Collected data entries
※
template <int KB, int RT, int PASS, bool RATIO = false>
__global__ __launch_bounds__(256) void match_approx(ApxArgs a)
{
    static_assert(PASS == 0 || !RATIO, "the candidate pass is the same with the ratio test on");
    __shared__ int2 cbuf[PASS == 1 ? 4 : 1][PASS == 1 ? CBUF : 1];
    int wcnt = 0;
    const int b = blockIdx.y, tid = threadIdx.x, lane = tid & 63, wv = tid >> 6;
    auto flush = [&]() {
        if (PASS == 1 && wcnt > 0) {
            int base = 0;
            if (lane == 0) base = atomicAdd(&a.ncand[b], wcnt);
            base = __shfl(base, 0, 64);
            for (int i = lane; i < wcnt; i += 64) {
                if (base + i < a.cap) a.cand[(size_t)b * a.cap + base + i] = cbuf[PASS == 1 ? wv : 0][i];
                else a.flag[b] = 1;
            }
            wcnt = 0;
        }
    };
    const int n = a.n ? min(a.n[b], a.max_n) : a.max_n, m = a.m ? min(a.m[b], a.max_m) : a.max_m;
    if (a.flag[b]) return;
    const int i0 = (blockIdx.x * 4 + wv) * (16 * RT);
    if (i0 >= n) return;
    const int c16 = lane & 15, g = lane >> 4;
    const uint4* A = a.h0 + (size_t)b * a.max_n * a.P8;
    const uint4* Bm = a.h1 + (size_t)b * a.max_m * a.P8;
    mh8 ah[RT][KB], al[RT][KB];
    float na[RT][4];
#pragma unroll
    for (int rt = 0; rt < RT; ++rt) {
        const int row = min(i0 + 16 * rt + c16, n - 1);
#pragma unroll
        for (int kb = 0; kb < KB; ++kb) {
            ah[rt][kb] = __builtin_bit_cast(mh8, A[(size_t)row * a.P8 + 4 * kb + g]);
            al[rt][kb] = __builtin_bit_cast(mh8, A[a.lo0 + (size_t)row * a.P8 + 4 * kb + g]);
        }
#pragma unroll
        for (int r = 0; r < 4; ++r) {
            const int i = i0 + 16 * rt + 4 * g + r;
            na[rt][r] = i < n ? a.nrm0[(size_t)b * a.max_n + i] : __uint_as_float(INF_BITS);
        }
    }
    const float namax = __uint_as_float(a.nmax[2 * b]), nbmax = __uint_as_float(a.nmax[2 * b + 1]);
    float rmin[RT][4];
    float rmin2[RATIO ? RT : 1][4];
    if (RATIO) {
#pragma unroll
        for (int rt = 0; rt < RT; ++rt)
#pragma unroll
            for (int r = 0; r < 4; ++r) rmin2[RATIO ? rt : 0][r] = __uint_as_float(INF_BITS);
    }
#pragma unroll
    for (int rt = 0; rt < RT; ++rt)
#pragma unroll
        for (int r = 0; r < 4; ++r) rmin[rt][r] = PASS == 0 ? __uint_as_float(INF_BITS)
                                                             : (i0 + 16 * rt + 4 * g + r < n ? __uint_as_float(a.rowmin[(size_t)b * a.max_n + i0 + 16 * rt + 4 * g + r]) + match_margin(na[rt][r], nbmax, a.C) : -1.0f);
    for (int j0 = 0; j0 < m; j0 += 16) {
        const int j = j0 + c16;
        const int jr = min(j, m - 1);
        mh8 bh[KB], bl[KB];
#pragma unroll
        for (int kb = 0; kb < KB; ++kb) {
            bh[kb] = __builtin_bit_cast(mh8, Bm[(size_t)jr * a.P8 + 4 * kb + g]);
            bl[kb] = __builtin_bit_cast(mh8, Bm[a.lo1 + (size_t)jr * a.P8 + 4 * kb + g]);
        }
        const float nb = j < m ? a.nrm1[(size_t)b * a.max_m + j] : __uint_as_float(INF_BITS);
        const float cmin_j = PASS == 1 && j < m ? __uint_as_float(a.colmin[(size_t)b * a.max_m + j]) + match_margin(namax, nb, a.C) : -1.0f;
        float cm = __uint_as_float(INF_BITS);
#pragma unroll
        for (int rt = 0; rt < RT; ++rt) {
            mf4 acc = {0.f, 0.f, 0.f, 0.f};
#pragma unroll
            for (int kb = 0; kb < KB; ++kb) {
                acc = __builtin_amdgcn_mfma_f32_16x16x32_f16(al[rt][kb], bh[kb], acc, 0, 0, 0);
                acc = __builtin_amdgcn_mfma_f32_16x16x32_f16(ah[rt][kb], bl[kb], acc, 0, 0, 0);
                acc = __builtin_amdgcn_mfma_f32_16x16x32_f16(ah[rt][kb], bh[kb], acc, 0, 0, 0);
            }
            float dd[4];
#pragma unroll
            for (int r = 0; r < 4; ++r)
                dd[r] = fmaxf(__fadd_rn(__fadd_rn(na[rt][r], nb), -2.0f * acc[r]), 0.0f) + 0.0f;
            if (PASS == 0) {
#pragma unroll
                for (int r = 0; r < 4; ++r) {
                    if (RATIO) rmin2[RATIO ? rt : 0][r] = fminf(rmin2[RATIO ? rt : 0][r], fmaxf(rmin[rt][r], dd[r]));
                    rmin[rt][r] = fminf(rmin[rt][r], dd[r]); cm = fminf(cm, dd[r]);
                }
            } else {
                unsigned rowc = 0, colc = 0;
#pragma unroll
                for (int r = 0; r < 4; ++r) {
                    const bool fin = dd[r] < __uint_as_float(INF_BITS);
                    rowc |= (fin && dd[r] <= rmin[rt][r]) ? 1u << r : 0u;
                    colc |= (fin && dd[r] <= cmin_j) ? 1u << r : 0u;
                }
                const unsigned any = rowc | colc;
                if (__ballot(any != 0)) {
#pragma unroll
                    for (int r = 0; r < 4; ++r) {
                        const bool hit = (any >> r) & 1u;
                        const unsigned long long bal = __ballot(hit);
                        if (bal) {
                            if (hit) cbuf[PASS == 1 ? wv : 0][wcnt + __popcll(bal & ((1ull << lane) - 1ull))] =
                                make_int2((i0 + 16 * rt + 4 * g + r) | (((rowc >> r) & 1u) ? 1 << 30 : 0) | (((colc >> r) & 1u) ? 1 << 29 : 0), j);
                            wcnt += __popcll(bal);
                            if (wcnt > CBUF - 64) flush();
                        }
                    }
                }
            }
        }
        if (PASS == 0) {
            cm = fminf(cm, kpb_shfl_xor<16>(cm));
            cm = kpb_min32(cm);
            if (g == 0 && j < m) atomicMin(&a.colmin[(size_t)b * a.max_m + j], __float_as_uint(cm));
        }
    }
    flush();
    if (PASS == 0) {
#pragma unroll
        for (int rt = 0; rt < RT; ++rt)
#pragma unroll
            for (int r = 0; r < 4; ++r) {
                float v = rmin[rt][r];
                if (RATIO) {
                    float w = rmin2[RATIO ? rt : 0][r], ov, ow;
                    ov = kpb_shfl_xor<1>(v); ow = kpb_shfl_xor<1>(w); w = fminf(fmaxf(v, ov), fminf(w, ow)); v = fminf(v, ov);
                    ov = kpb_shfl_xor<2>(v); ow = kpb_shfl_xor<2>(w); w = fminf(fmaxf(v, ov), fminf(w, ow)); v = fminf(v, ov);
                    ov = kpb_shfl_xor<4>(v); ow = kpb_shfl_xor<4>(w); w = fminf(fmaxf(v, ov), fminf(w, ow)); v = fminf(v, ov);
                    ov = kpb_shfl_xor<8>(v); ow = kpb_shfl_xor<8>(w); w = fminf(fmaxf(v, ov), fminf(w, ow));
                    v = w;
                } else {
                    v = fminf(v, kpb_shfl_xor<1>(v)); v = fminf(v, kpb_shfl_xor<2>(v));
                    v = fminf(v, kpb_shfl_xor<4>(v)); v = fminf(v, kpb_shfl_xor<8>(v));
                }
                const int i = i0 + 16 * rt + 4 * g + r;
                if (c16 == 0 && i < n) a.rowmin[(size_t)b * a.max_n + i] = __float_as_uint(v);
            }
    }
}

struct ExactArgs {
    const float* d0; const float* d1; const int2* cand; const int* ncand; int cap, C, max_n, max_m;
    int* rcnt; int* ccnt; double* rs; int* rj; double* cs; int* ci; int tiles_i, rdepth; const int* m; const int* n; int* flag;
    int ratio;
};

__global__ __launch_bounds__(256) void match_exact(ExactArgs a)
{
    const int b = blockIdx.y;
    const int e = blockIdx.x * 256 + threadIdx.x;
    if (a.flag[b] || e >= min(a.ncand[b], a.cap)) return;
    const int2 c = a.cand[(size_t)b * a.cap + e];
    const int i = c.x & 0x1FFFFFFF, j = c.y;
    const float* pa = a.d0 + ((size_t)b * a.max_n + i) * a.C;
    const float* pb = a.d1 + ((size_t)b * a.max_m + j) * a.C;
    double s = 0.0;
    for (int k = 0; k < a.C; k += 4) {
        const float4 u = *reinterpret_cast<const float4*>(pa + k), v = *reinterpret_cast<const float4*>(pb + k);
        double d = __dsub_rn((double)u.x, (double)v.x); s = __dadd_rn(s, __dmul_rn(d, d));
        d = __dsub_rn((double)u.y, (double)v.y); s = __dadd_rn(s, __dmul_rn(d, d));
        d = __dsub_rn((double)u.z, (double)v.z); s = __dadd_rn(s, __dmul_rn(d, d));
        d = __dsub_rn((double)u.w, (double)v.w); s = __dadd_rn(s, __dmul_rn(d, d));
    }
    const int n = a.n ? min(a.n[b], a.max_n) : a.max_n, m = a.m ? min(a.m[b], a.max_m) : a.max_m;
    const int slots_r = a.ratio ? a.rdepth : (m + MTJ - 1) / MTJ, slots_c = (n + MTI - 1) / MTI;
    if (c.x & (1 << 30)) {
        const int t = atomicAdd(&a.rcnt[(size_t)b * a.max_n + i], 1);
        if (t < slots_r) { const size_t o = ((size_t)b * a.rdepth + t) * a.max_n + i; a.rs[o] = s; a.rj[o] = j; }
        else a.flag[b] = 1;
    }
    if (c.x & (1 << 29)) {
        const int t = atomicAdd(&a.ccnt[(size_t)b * a.max_m + j], 1);
        if (t < slots_c) { const size_t o = ((size_t)b * a.tiles_i + t) * a.max_m + j; a.cs[o] = s; a.ci[o] = i; }
        else a.flag[b] = 1;
    }
}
※
[TASK OBJECTIVE]: Count every line of the records that includes "ncand", and give that number with no other words.

[OUTPUT OF THE TASK]: 3